It's doing it at significantly slower speeds. Single digit mph. For sure under 10 mph. Did it yesterday again after I had it at the shop. Now it also creaks loudly when climbing. Maybe motor mounts since they checked the torque when it was in?

My daughter's bike had problems with noises too. Thankfully those have subsided.

I think my 2 bikes are possessed. Not having a good run with them at the moment.


----------



## RickBullottaPA (Mar 4, 2015)

mtnbkrmike said:


> It's doing it at significantly slower speeds. Single digit mph. For sure under 10 mph. Did it yesterday again after I had it at the shop. Now it also creaks loudly when climbing. Maybe motor mounts since they checked the torque when it was in?
> 
> My daughter's bike had problems with noises too. Thankfully those have subsided.
> 
> I think my 2 bikes are possessed. Not having a good run with them at the moment.
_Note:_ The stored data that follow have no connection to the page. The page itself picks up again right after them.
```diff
diff --git a/fastforward_amd/csrc/ffq_linear.hip b/fastforward_amd/csrc/ffq_linear.hip
--- a/fastforward_amd/csrc/ffq_linear.hip
+++ b/fastforward_amd/csrc/ffq_linear.hip
@@ -600,12 +600,15 @@
   }
 }
 
-template <typename TOut, bool REQUANT, bool MLP, bool WOFF = false, bool GATED = false>
+template <typename TOut, bool REQUANT, bool MLP, bool WOFF = false, bool GATED = false, bool RING3 = false>
 __global__ __launch_bounds__(512, 2) void w8a8_gemm256fq_kernel(LinearArgs a, int total_tiles) {
   constexpr int BN2 = 256, WAVES_N = 4;
   constexpr int BN_OUT = MLP ? 128 : 256;
   constexpr int SLOT_BYTES = (BM2 + BN2) * 128;
   constexpr int B_IMAGE = BM2 * 128;
+  constexpr int IMAGE = BM2 * 128, RING_B0 = 3 * IMAGE;
+  static_assert(!RING3 || (!REQUANT && !MLP && !WOFF && !GATED), "the ring form has no LDS for a table or the extrema");
+  static_assert(BN2 * 128 == IMAGE, "both operands' images are 256 rows of 128 bytes");
   extern __shared__ __attribute__((aligned(16))) uint8_t lds2[];
 
   const int tid = threadIdx.x, lane = tid & 63;
@@ -688,6 +691,42 @@
       }
     }
   };
+  [[maybe_unused]] auto set_sources_a = [&](int tm0) {
+    a_base = row_base(xq_in_force, tm0);
+#pragma unroll
+    for (int c = 0; c < 4; ++c) {
+      const int row = (wave * 4 + c) * 8 + d_row;
+      const int d_slot = (lane & 7) ^ ((row >> 1) & 7);
+      const int ra = tm0 + row < a.M ? row : a.M - 1 - tm0;
+      a_voff[c] = (uint32_t)ra * (uint32_t)a.K + d_slot * 16;
+    }
+  };
+  [[maybe_unused]] auto set_sources_b = [&](int tn0) {
+#pragma unroll
+    for (int c = 0; c < 4; ++c) {
+      const int row = (wave * 4 + c) * 8 + d_row;
+      const int d_slot = (lane & 7) ^ ((row >> 1) & 7);
+      const int rb = tn0 + row < a.N ? row : a.N - 1 - tn0;
+      b_base[c] = row_base(a.wq, tn0);
+      b_voff[c] = (uint32_t)rb * (uint32_t)a.K + d_slot * 16;
+    }
+  };
+  [[maybe_unused]] auto issue_ring_a = [&](int ks, int img, int c0, int n) {
+    uint8_t* base = lds2 + img * IMAGE;
+#pragma unroll
+    for (int c = c0; c < c0 + n; ++c) {
+      asm volatile("" : "+v"(a_voff[c]));
+      __builtin_amdgcn_global_load_lds((gbl_void_t*)((a_base + ks * 128) + a_voff[c]), (lds_void_t*)(base + (wave * 4 + c) * 1024), 16, 0, 0);
+    }
+  };
+  [[maybe_unused]] auto issue_ring_b = [&](int ks, int img, int c0, int n) {
+    uint8_t* base = lds2 + RING_B0 + img * IMAGE;
+#pragma unroll
+    for (int c = c0; c < c0 + n; ++c) {
+      asm volatile("" : "+v"(b_voff[c]));
+      __builtin_amdgcn_global_load_lds((gbl_void_t*)((b_base[c] + ks * 128) + b_voff[c]), (lds_void_t*)(base + (wave * 4 + c) * 1024), 16, 0, 0);
+    }
+  };
   auto issue_a = [&](int ks, int slot, int c0) {
     uint8_t* base = lds2 + slot * SLOT_BYTES;
 #pragma unroll
@@ -712,7 +751,7 @@
 #pragma unroll
     for (int kq = 0; kq < 2; ++kq) {
       a_off[kq] = arow * 128 + (((kq * 4 + g4) ^ ((arow >> 1) & 7u)) << 4);
-      b_off[kq] = B_IMAGE + brow * 128 + (((kq * 4 + g4) ^ ((brow >> 1) & 7u)) << 4);
+      b_off[kq] = (RING3 ? 0 : B_IMAGE) + brow * 128 + (((kq * 4 + g4) ^ ((brow >> 1) & 7u)) << 4);
     }
   }
 
@@ -727,6 +766,15 @@
 #pragma unroll
     for (int q = 0; q < 4; ++q) fa[q] = *reinterpret_cast<const v4i*>(st + a_off[kq] + (4 * mh + q) * 2048);
   };
+  [[maybe_unused]] auto read_frags_ring = [&](const uint8_t* sa, const uint8_t* sb, int phase) {
+    const int kq = phase >> 1, mh = phase & 1;
+    if (mh == 0) {
+#pragma unroll
+      for (int nj = 0; nj < 4; ++nj) fb[nj] = *reinterpret_cast<const v4i*>(sb + b_off[kq] + nj * 2048);
+    }
+#pragma unroll
+    for (int q = 0; q < 4; ++q) fa[q] = *reinterpret_cast<const v4i*>(sa + a_off[kq] + (4 * mh + q) * 2048);
+  };
   auto cluster = [&](int mh) {
     asm volatile("s_waitcnt lgkmcnt(0)" ::: "memory");
     __builtin_amdgcn_sched_barrier(0);
@@ -748,7 +796,13 @@
   int slot = 0;
   tile_origin(0, m0, n0);
   set_sources(m0, n0);
-  issue_a(k_rot, 0, 0); issue_a(k_rot, 0, 2); issue_b(k_rot, 0, 0); issue_b(k_rot, 0, 2);
+  [[maybe_unused]] int ai = 0, bi = 0;
+  if constexpr (RING3) {
+    const int k1 = k_rot + 1 >= ksuper ? k_rot + 1 - ksuper : k_rot + 1;
+    issue_ring_a(k_rot, 0, 0, 4); issue_ring_b(k_rot, 0, 0, 4); issue_ring_a(k1, 1, 0, 4);
+  } else {
+    issue_a(k_rot, 0, 0); issue_a(k_rot, 0, 2); issue_b(k_rot, 0, 0); issue_b(k_rot, 0, 2);
+  }
   asm volatile("s_waitcnt vmcnt(0)" ::: "memory");
   __builtin_amdgcn_s_barrier();
 
@@ -763,46 +817,109 @@
     const bool has_next = it + 1 < my_tiles;
     if (has_next) tile_origin(it + 1, nm0, nn0);
     if (wm == 1) __builtin_amdgcn_s_barrier();
-    for (int ks = 0; ks < ksuper; ++ks) {
-      const uint8_t* st = lds2 + slot * SLOT_BYTES;
-      int fetch = ks + 1;
-      if (ks == ksuper - 1) {
-        fetch = has_next ? 0 : ks;
-        if (has_next) set_sources(nm0, nn0);
-      }
-      fetch += k_rot;
-      fetch = fetch >= ksuper ? fetch - ksuper : fetch;
-      read_frags(st, 0);
-      __builtin_amdgcn_sched_barrier(0);
-      asm volatile("s_waitcnt lgkmcnt(0)" ::: "memory");
-      issue_a(fetch, slot ^ 1, 0); issue_b(fetch, slot ^ 1, 0);
-      __builtin_amdgcn_sched_barrier(0);
-      __builtin_amdgcn_s_barrier();
-      cluster(0);
-      __builtin_amdgcn_s_barrier();
-      read_frags(st, 1);
-      __builtin_amdgcn_sched_barrier(0);
-      asm volatile("s_waitcnt lgkmcnt(0)" ::: "memory");
-      issue_a(fetch, slot ^ 1, 2); issue_b(fetch, slot ^ 1, 2);
-      __builtin_amdgcn_sched_barrier(0);
-      __builtin_amdgcn_s_barrier();
-      cluster(1);
-      __builtin_amdgcn_s_barrier();
-      read_frags(st, 2);
-      __builtin_amdgcn_sched_barrier(0);
-      __builtin_amdgcn_s_barrier();
-      cluster(0);
-      __builtin_amdgcn_s_barrier();
-      read_frags(st, 3);
-      asm volatile("s_waitcnt vmcnt(0)" ::: "memory");
-      __builtin_amdgcn_sched_barrier(0);
-      __builtin_amdgcn_s_barrier();
-      cluster(1);
-      __builtin_amdgcn_s_barrier();
-      slot ^= 1;
+    if constexpr (RING3) {
+      for (int ks = 0; ks < ksuper; ++ks) {
+        const uint8_t* sa = lds2 + ai * IMAGE;
+        const uint8_t* sb = lds2 + RING_B0 + bi * IMAGE;
+        const int a2 = ai == 0 ? 2 : ai - 1;
+        int fetch_b = ks + 1;
+        if (ks == ksuper - 1) {
+          fetch_b = has_next ? 0 : ks;
+          if (has_next) set_sources_b(nn0);
+        }
+        fetch_b += k_rot;
+        fetch_b = fetch_b >= ksuper ? fetch_b - ksuper : fetch_b;
+        int fetch_a = ks + 2;
+        if (fetch_a >= ksuper) {
+          fetch_a = has_next ? fetch_a - ksuper : ks;
+          if (has_next && ks == ksuper - 2) set_sources_a(nm0);
+        }
+        fetch_a += k_rot;
+        fetch_a = fetch_a >= ksuper ? fetch_a - ksuper : fetch_a;
+        read_frags_ring(sa, sb, 0);
+        __builtin_amdgcn_sched_barrier(0);
+        asm volatile("s_waitcnt lgkmcnt(0)" ::: "memory");
+        issue_ring_b(fetch_b, bi ^ 1, 0, 2);
+        __builtin_amdgcn_sched_barrier(0);
+        __builtin_amdgcn_s_barrier();
+        cluster(0);
+        __builtin_amdgcn_s_barrier();
+        read_frags_ring(sa, sb, 1);
+        __builtin_amdgcn_sched_barrier(0);
+        asm volatile("s_waitcnt lgkmcnt(0)" ::: "memory");
+        issue_ring_b(fetch_b, bi ^ 1, 2, 2);
+        __builtin_amdgcn_sched_barrier(0);
+        __builtin_amdgcn_s_barrier();
+        cluster(1);
+        __builtin_amdgcn_s_barrier();
+        read_frags_ring(sa, sb, 2);
+        __builtin_amdgcn_sched_barrier(0);
+        asm volatile("s_waitcnt lgkmcnt(0)" ::: "memory");
+        issue_ring_a(fetch_a, a2, 0, 2);
+        __builtin_amdgcn_sched_barrier(0);
+        __builtin_amdgcn_s_barrier();
+        cluster(0);
+        __builtin_amdgcn_s_barrier();
+        read_frags_ring(sa, sb, 3);
+        __builtin_amdgcn_sched_barrier(0);
+        asm volatile("s_waitcnt lgkmcnt(0)" ::: "memory");
+        issue_ring_a(fetch_a, a2, 2, 2);
+        asm volatile("s_waitcnt vmcnt(4)" ::: "memory");
+        __builtin_amdgcn_sched_barrier(0);
+        __builtin_amdgcn_s_barrier();
+        cluster(1);
+        __builtin_amdgcn_s_barrier();
+        ai = ai == 2 ? 0 : ai + 1;
+        bi ^= 1;
+      }
+    } else {
+      for (int ks = 0; ks < ksuper; ++ks) {
+        const uint8_t* st = lds2 + slot * SLOT_BYTES;
+        int fetch = ks + 1;
+        if (ks == ksuper - 1) {
+          fetch = has_next ? 0 : ks;
+          if (has_next) set_sources(nm0, nn0);
+        }
+        fetch += k_rot;
+        fetch = fetch >= ksuper ? fetch - ksuper : fetch;
+        read_frags(st, 0);
+        __builtin_amdgcn_sched_barrier(0);
+        asm volatile("s_waitcnt lgkmcnt(0)" ::: "memory");
+        issue_a(fetch, slot ^ 1, 0); issue_b(fetch, slot ^ 1, 0);
+        __builtin_amdgcn_sched_barrier(0);
+        __builtin_amdgcn_s_barrier();
+        cluster(0);
+        __builtin_amdgcn_s_barrier();
+        read_frags(st, 1);
+        __builtin_amdgcn_sched_barrier(0);
+        asm volatile("s_waitcnt lgkmcnt(0)" ::: "memory");
+        issue_a(fetch, slot ^ 1, 2); issue_b(fetch, slot ^ 1, 2);
+        __builtin_amdgcn_sched_barrier(0);
+        __builtin_amdgcn_s_barrier();
+        cluster(1);
+        __builtin_amdgcn_s_barrier();
+        read_frags(st, 2);
+        __builtin_amdgcn_sched_barrier(0);
+        __builtin_amdgcn_s_barrier();
+        cluster(0);
+        __builtin_amdgcn_s_barrier();
+        read_frags(st, 3);
+        asm volatile("s_waitcnt vmcnt(0)" ::: "memory");
+        __builtin_amdgcn_sched_barrier(0);
+        __builtin_amdgcn_s_barrier();
+        cluster(1);
+        __builtin_amdgcn_s_barrier();
+        slot ^= 1;
+      }
     }
     if (wm == 0) __builtin_amdgcn_s_barrier();
     uint8_t* scratch = lds2 + (slot ^ 1) * SLOT_BYTES;
+    [[maybe_unused]] int scratch_wave = wave;
+    if constexpr (RING3) {
+      const int last_a = ai == 0 ? 2 : ai - 1, last_b = bi ^ 1;
+      scratch = wave < 4 ? lds2 + last_a * IMAGE : lds2 + RING_B0 + last_b * IMAGE;
+      scratch_wave = wave & 3;
+    }
     __syncthreads();
     if constexpr (MLP) {
       int rsw[2] = {0, 0};
@@ -834,7 +951,7 @@
         if (sum == 0x7fffffff) static_cast<int8_t*>(a.out)[lane] = (int8_t)sum;
       }
 #else
-      gemm256_epilogue_slabs16<TOut, REQUANT, WOFF, GATED>(a, acc, scratch, wave, lane, wm, wn, m0, n0, silu_table, zext);
+      gemm256_epilogue_slabs16<TOut, REQUANT, WOFF, GATED>(a, acc, scratch, RING3 ? scratch_wave : wave, lane, wm, wn, m0, n0, silu_table, zext);
 #endif
     }
     __syncthreads();
@@ -913,21 +1030,45 @@
   return K % 128 == 0 && K >= 256 && M >= 128 && N >= 128 && tiles(M, BM2) * tiles(N, 256) >= 64;
 }
 
+static bool persistent_kernel_can_run(int64_t M, int64_t N, int64_t K) { return K % 128 == 0 && K >= 256 && M >= 128 && N >= 128; }
+
 extern "C" int ffq_linear_w8a8_takes_earlier(int64_t M, int64_t N, int64_t K) { return persistent_class(M, N, K) ? 1 : 0; }
 
 static int walk_group_m(int64_t K) { return K >= 8192 ? 4 : GROUP_M2; }
 
-constexpr size_t persistent_lds(bool silu_table, bool extrema) {
-  return (size_t)2 * (BM2 + 256) * 128 + (silu_table ? kSiluBytes : 0) + (extrema ? 3 * 512 * 4 : 0);
-}
-
-template <typename T, bool RQ, bool MLP, bool WO = false, bool GATED = false>
+#ifndef FFQ_RING3_MIN_K
+#define FFQ_RING3_MIN_K 8192
+#endif
+#ifndef FFQ_RING3_MIN_BYTES
+#define FFQ_RING3_MIN_BYTES ((int64_t)256 << 20)
+#endif
+static bool ring3_form(int64_t M, int64_t N, int64_t K, bool plain, int segments) {
+  if (!plain) return false;
+  if (two_slot_form_forced()) return false;
+  if (ring3_form_forced()) return true;
+  return segments == 1 && K >= FFQ_RING3_MIN_K && (M + N) * K > FFQ_RING3_MIN_BYTES;
+}
+
+constexpr size_t persistent_lds(bool silu_table, bool extrema, bool ring3 = false) {
+  return (ring3 ? (size_t)5 * BM2 * 128 : (size_t)2 * (BM2 + 256) * 128) + (silu_table ? kSiluBytes : 0) + (extrema ? 3 * 512 * 4 : 0);
+}
+static_assert(persistent_lds(false, false, true) == 160 * 1024, "the ring form takes exactly the CU's LDS");
+
+template <typename T, bool RQ, bool MLP, bool WO = false, bool GATED = false, bool RING3 = false>
 static void launch_persistent(const LinearArgs& a, hipStream_t s) {
-  constexpr size_t lds = persistent_lds(MLP || GATED, GATED || (MLP && !RQ));
+  constexpr size_t lds = persistent_lds(MLP || GATED, GATED || (MLP && !RQ), RING3);
   const unsigned total = (unsigned)(a.tiles_m * a.tiles_n);
   static uint64_t attr_set = 0;
-  ensure_dynamic_lds(&attr_set, reinterpret_cast<const void*>(&w8a8_gemm256fq_kernel<T, RQ, MLP, WO, GATED>), (int)lds);
-  w8a8_gemm256fq_kernel<T, RQ, MLP, WO, GATED><<<total < 256u ? total : 256u, 512, lds, s>>>(a, (int)total);
+  ensure_dynamic_lds(&attr_set, reinterpret_cast<const void*>(&w8a8_gemm256fq_kernel<T, RQ, MLP, WO, GATED, RING3>), (int)lds);
+  w8a8_gemm256fq_kernel<T, RQ, MLP, WO, GATED, RING3><<<total < 256u ? total : 256u, 512, lds, s>>>(a, (int)total);
+}
+
+template <typename T, bool RQ>
+static void launch_persistent_plain(const LinearArgs& a, hipStream_t s, bool ring3) {
+  if constexpr (!RQ) {
+    if (ring3) return launch_persistent<T, false, false, false, false, true>(a, s);
+  }
+  launch_persistent<T, RQ, false, false>(a, s);
 }
 
 static int launch_tile_kernel(const LinearArgs& a, dim3 grid, hipStream_t s, const char* what);
@@ -1017,7 +1158,10 @@
                             const float* out_scale, const float* out_offset, double out_num_bits, int y_dt, int64_t M,
                             int64_t N, int64_t K, void* workspace, size_t workspace_bytes, void* stream, const LinearOptions& o = {}) {
   hipStream_t s = static_cast<hipStream_t>(stream);
-  const bool persistent = persistent_class(M, N, K), requant = out_scale != nullptr;
+  const bool requant = out_scale != nullptr;
+  const bool plain = !requant && !w_offset && !o.gate && !o.run_if && !o.earlier.codes;
+  const bool persistent = persistent_class(M, N, K) ||
+                          (plain && (ring3_form_forced() || two_slot_form_forced()) && persistent_kernel_can_run(M, N, K) && (!x_offset || w_rowsum));
   bool empty;
   if (int rc = check_extents(1, M, N, K, &empty); rc || empty) return rc;
   if (o.earlier.codes && (!o.earlier.scale || x_per_row || !aligned16(o.earlier.codes) || !persistent))
@@ -1088,6 +1232,10 @@
 #ifdef FFQ_I8_GROUP_COLS
   if ((size_t)M * (size_t)K > ((size_t)200 << 20)) { a.group_cols = 1; a.group_m = FFQ_I8_GROUP_COLS; }
 #endif
+  const bool ring3 = ring3_form(M, N, K, plain, o.seg_count);
+#ifdef FFQ_RING3_GROUP_M
+  if (ring3) a.group_m = FFQ_RING3_GROUP_M;
+#endif
   if (o.gate) {
     if (w_offset) launch_persistent<bf16_t, false, false, true, true>(a, s); else launch_persistent<bf16_t, false, false, false, true>(a, s);
     return check_launch("w8a8_gemm256fq_kernel (gated)");
@@ -1098,7 +1246,7 @@
     if (e != hipSuccess) return fail(FFQ_ERR_LAUNCH, "hipMemsetAsync: %s", hipGetErrorString(e));
     a.woff_live = ws.flag;
   }
-#define FFQ_FQ(T, RQ) do { if (w_offset || o.run_if || o.earlier.codes) launch_persistent<T, RQ, false, true>(a, s); else launch_persistent<T, RQ, false, false>(a, s); } while (0)
+#define FFQ_FQ(T, RQ) do { if (w_offset || o.run_if || o.earlier.codes) launch_persistent<T, RQ, false, true>(a, s); else launch_persistent_plain<T, RQ>(a, s, ring3); } while (0)
   if (requant) {
     switch (out_dt) {
       case FFQ_I8: FFQ_FQ(int8_t, true); break;
```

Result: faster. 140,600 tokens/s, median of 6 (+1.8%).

Another thing I'd check is the alignment/location of the magnet. Maybe you're getting an intermittent signal.


----------



## FM (Apr 30, 2003)

One more suggestion, use the shimano app to confirm you have the most recent firmware or update if needed. This simple step resolved some error codes I was getting on my Norco VLT.

if you’re not getting error codes, thatd be really strange.


----------



## mtnbkrmike (Mar 26, 2015)

FM said:


> One more suggestion, use the shimano app to confirm you have the most recent firmware or update if needed. This simple step resolved some error codes I was getting on my Norco VLT.
> 
> if you're not getting error codes, thatd be really strange.


I think I may have this solved.

We have only been riding in Eco mode. In Trail mode it doesn't seem to occur. I suppose Eco mode was not designed to be used when hammering on the pedals in techy terrain.


----------



## mtnbkrmike (Mar 26, 2015)

I spoke too quickly. The same issue occurs in Trail as it does in Eco. 

I am probably not explaining this very well. 

The motor does not shut off (like I previously explained) as much as the power delivery is not smooth. When you hammer on the pedals, the assist comes on initially and then drops like a lead balloon until you let up on the hammering a bit. Then it comes back on and is smooth. It’s 100% hit rate. For me it’s very irritating because I see a stretch of uphill little rollers over snow drifts and I want to hit them hard. I start hammering on the pedals and boom - the assist goes from awesome to $hit just like that. My bike instantly feels like it’s in quicksand. It’s a total kock blocker to pedalling this bike hyper aggressively. 

It may just be the algorithm or something. Maybe I just don’t like the way Shimano programmed it. Maybe I just don’t like e-bikes in general. Maybe they are still a few years away from having all the kinks ironed out. 

Not sure. 

Or maybe it’s just my bike. Sigh...

Anyway, thank you everyone for trying to help me. Much appreciated.


----------



## CucMan (Dec 18, 2018)

mtnbkrmike said:


> I spoke too quickly. The same issue occurs in Trail as it does in Eco.
> 
> I am probably not explaining this very well.
> 
> ...


So this is totally opinion time - and based on my rides on your specific bike and a Yamaha-based Haibike.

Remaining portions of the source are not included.